◆ Problem to solve ◆
Scan the lines below for "dcur" and copy the matches.

[Raw data — start]

# thecasterian/fluca

Hardware: AMD Instinct MI355X
Metric: pressure-Poisson Jacobi-PCG iterations/s, 512^3 cells per GPU (higher is better)
Workload: dtype f64

## Files before the change

fluca_amd/csrc/fl_cheb2.hip:

```cpp
#include <type_traits>

#include "fl_device.h"
#include "fl_handle.h"

namespace fl {

typedef double v2d_t __attribute__((ext_vector_type(2)));
template <int NT>
__device__ __forceinline__ double2 c2_ld2(const double *p)
{
  if (NT) {
    const v2d_t v = __builtin_nontemporal_load(reinterpret_cast<const v2d_t *>(p));
    return make_double2(v.x, v.y);
  }
  return *reinterpret_cast<const double2 *>(p);
}
template <int NT>
__device__ __forceinline__ void c2_st2(double *p, double2 v)
{
  if (NT) {
    v2d_t t;
    t.x = v.x;
    t.y = v.y;
    __builtin_nontemporal_store(t, reinterpret_cast<v2d_t *>(p));
// ... 24 lines not shown
}

__device__ __forceinline__ int c2_xcd_remap(int b, int nblocks) { return (nblocks & 7) ? b : (b & 7) * (nblocks >> 3) + (b >> 3); }

template <int RY, int NW, bool JAC, int NT, bool MGD = false, int Z = 0>
__global__ void __launch_bounds__(64 * NW) k_cheb2(GridP g, int perx, int pery, int perz, const double *X0, const double *X1, double *X0w, double *X1w, const double *__restrict__ b, const double *D0, const double *D1, double *D0w,
                                                  double *D1w, const KspScal *__restrict__ s, double *__restrict__ partial, int stride, int zc, int tiles_x, int tiles, int remap, const double *__restrict__ zq = nullptr,
                                                  const double *__restrict__ za_dev = nullptr, double *__restrict__ bw = nullptr)
{
  constexpr bool ZR = Z != 0, ZS = Z == 2;
  static_assert(!(ZR && MGD), "the three-step sweep is the pre-smoother: no sums of the outer iteration");
  constexpr int TX = 128, TY = NW * RY, LX = TX + 4, NTH = 64 * NW;
  constexpr int NTL = NT >= 2, NTS = NT >= 1;
  __shared__ __attribute__((aligned(16))) double XJ[3][TY + 4][LX];
  __shared__ __attribute__((aligned(16))) double XN[3][TY + 2][LX];
  __shared__ double                              red[6 * NW], cB[2 * TY][5];
  if (s->reason != 0) return;

  const double *x  = s->cur ? X1 : X0;
  double       *xn = s->cur ? X0w : X1w;
  const double *d  = s->dcur ? D1 : D0;
  double       *dn = s->dcur ? D0w : D1w;
  double        rho0 = s->cheb_rho, c0 = s->cheb_c;
  double        rho1, c1;
  const double  cf = s->cheb_c;
  const double  za = ZS ? *za_dev : 0.;
  {
    double ck, ckm1;
    cheb_advance(s, s->ck, s->ckm1, ck, ckm1, rho1, c1);
    if (ZR) {
      rho0 = rho1;
      c0   = c1;
      double ck2, ckm2;
      cheb_advance(s, ck, ckm1, ck2, ckm2, rho1, c1);
    }
  }

  const int bb    = remap ? c2_xcd_remap(blockIdx.x, gridDim.x) : blockIdx.x;
  const int chunk = bb / tiles, tile = bb % tiles;
  const int i0 = (tile % tiles_x) * TX, j0 = (tile / tiles_x) * TY;
// ... 140 lines not shown
        R.hxB = c2_LD1(hx, HB.off);
        R.hbB = c2_LD1(hb, HB.off);
        R.hdB = c2_LD1(hd, HB.off);
      }
      if (anyE) R.hxE = c2_LD1(hx, HE.off);
    }
    R.zcw = ZR ? g.sc[2][pk] : 0.;
    R.pl  = pl;
    const int kz = min(max(kk, -1), g.nz);
    R.zl  = g.sl[2][kz];
    R.zc  = g.sc[2][kz];
    R.zh  = g.sh[2][kz];
    R.pin = pin;
  };

  double  acc[6] = {0., 0., 0., 0., 0., 0.};
  double2 sb2[RY], d1p[RY];
  double2 zb1[RY], zb1R = make_double2(0., 0.);
  double  zb1B = 0.;
  double  z1l = 0., z1c = 0., z1h = 0., z2l = 0., z2c = 0., z2h = 0.;
  bool    pin1 = false;
#pragma unroll
  for (int m = 0; m < RY; ++m) sb2[m] = d1p[m] = zb1[m] = make_double2(0., 0.);

  auto step = [&](auto do1, auto do2, int kk, Raw &C, Raw &N) {
    constexpr bool DO1 = decltype(do1)::value, DO2 = decltype(do2)::value;
    load(kk + 1, N);
    double2 zbn[RY], zbnR = make_double2(0., 0.);
    double  zbnB = 0.;
    if constexpr (ZR) {
      const bool ownk = kk >= k0 && kk < k1;
// ... 99 lines not shown
      if (anyB) {
        const double cen = XJ[bc][HB.lr][HB.lc], dyz = cB[tbc][4] + z1c;
        const double v = dyz * cen + cB[tbc][0] * XJ[bc][HB.lr][HB.lc - 1] + cB[tbc][1] * XJ[bc][HB.lr][HB.lc + 1] + cB[tbc][2] * XJ[bc][HB.lr - 1][HB.lc] + cB[tbc][3] * XJ[bc][HB.lr + 1][HB.lc] + z1l * XJ[bp][HB.lr][HB.lc] + z1h * C.hxB;
        const double r = (ZR ? zb1B : C.hbB) - v, z = JAC ? r / dyz : r;
        const double e = (rho0 != 0. ? rho0 * (ZR ? cen : C.hdB) : 0.) + c0 * z;
        hx1B = (HB.in && pin1) ? cen + e : 0.;
      }
    }

    if constexpr (DO2) {
      const int     bc = (k2 + 3) % 3, bp = (k2 + 2) % 3;
      const int64_t p2 = (int64_t)k2 * g.sxy;
#pragma unroll
      for (int m = 0; m < RY; ++m) {
        const int     lr    = w * RY + m + 1;
        const double2 cen   = *reinterpret_cast<const double2 *>(&XN[bc][lr][lc]);
        const double2 south = *reinterpret_cast<const double2 *>(&XN[bc][lr - 1][lc]);
        const double2 north = *reinterpret_cast<const double2 *>(&XN[bc][lr + 1][lc]);
        const double2 below = *reinterpret_cast<const double2 *>(&XN[bp][lr][lc]);
        const double  west = XN[bc][lr][lc - 1], east = XN[bc][lr][lc + 2];
        const double  dyz = yc[m] + z2c;
        const double  v0 = (xc0 + dyz) * cen.x + xl0 * west + xh0 * cen.y + yl[m] * south.x + yh[m] * north.x + z2l * below.x + z2h * x1v[m].x;
        const double  v1 = (xc1 + dyz) * cen.y + xl1 * cen.x + xh1 * east + yl[m] * south.y + yh[m] * north.y + z2l * below.y + z2h * x1v[m].y;
        const double  r0 = sb2[m].x - v0, r1 = sb2[m].y - v1;
        const double  z0 = JAC ? r0 / (xc0 + dyz) : r0, z1 = JAC ? r1 / (xc1 + dyz) : r1;
        double2       e, xo;
        e.x  = rho1 * d1p[m].x + c1 * z0;
        e.y  = rho1 * d1p[m].y + c1 * z1;
        xo.x = cen.x + e.x;
        xo.y = cen.y + e.y;
        if (rin[m] && in0) {
          if (in1) {
            c2_ST2<NTS>(dn + rob[m] + p2, lo, e);
            c2_ST2<NTS>(xn + rob[m] + p2, lo, xo);
            if (MGD) {
              acc[0] += xo.x + xo.y;
              acc[1] += xo.x * xo.x + xo.y * xo.y;
              acc[2] += sb2[m].x * xo.x + sb2[m].y * xo.y;
              acc[3] += sb2[m].x + sb2[m].y;
              acc[4] += sb2[m].x * sb2[m].x + sb2[m].y * sb2[m].y;
            } else {
              acc[3] += z0 + z1;
              acc[4] += z0 * z0 + z1 * z1;
              acc[5] += r0 * r0 + r1 * r1;
            }
          } else {
            c2_ST1(dn + rob[m] + p2, lo, e.x);
            c2_ST1(xn + rob[m] + p2, lo, xo.x);
            if (MGD) {
              acc[0] += xo.x;
              acc[1] += xo.x * xo.x;
              acc[2] += sb2[m].x * xo.x;
              acc[3] += sb2[m].x;
              acc[4] += sb2[m].x * sb2[m].x;
            } else {
              acc[3] += z0;
              acc[4] += z0 * z0;
              acc[5] += r0 * r0;
            }
          }
        }
      }
    }

    {
      const int bj = (kk + 3) % 3, bn = (kc + 3) % 3;
#pragma unroll
      for (int m = 0; m < RY; ++m) {
        if (rin[m]) {
// ... 46 lines not shown
    using F = std::false_type;
    Raw A, B;
    __syncthreads();
    load(k0 - 2, A);
    step(F(), F(), k0 - 2, A, B);
    step(F(), F(), k0 - 1, B, A);
    step(T(), F(), k0, A, B);
    step(T(), F(), k0 + 1, B, A);
    for (int kk = k0 + 2; kk <= k1 + 1; kk += 2) {
      step(T(), T(), kk, A, B);
      if (kk + 1 <= k1 + 1) step(T(), T(), kk + 1, B, A);
    }
  }
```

[Raw data — finish]

◆ Answer box ◆
  const double *d  = s->dcur ? D1 : D0;
  double       *dn = s->dcur ? D0w : D1w;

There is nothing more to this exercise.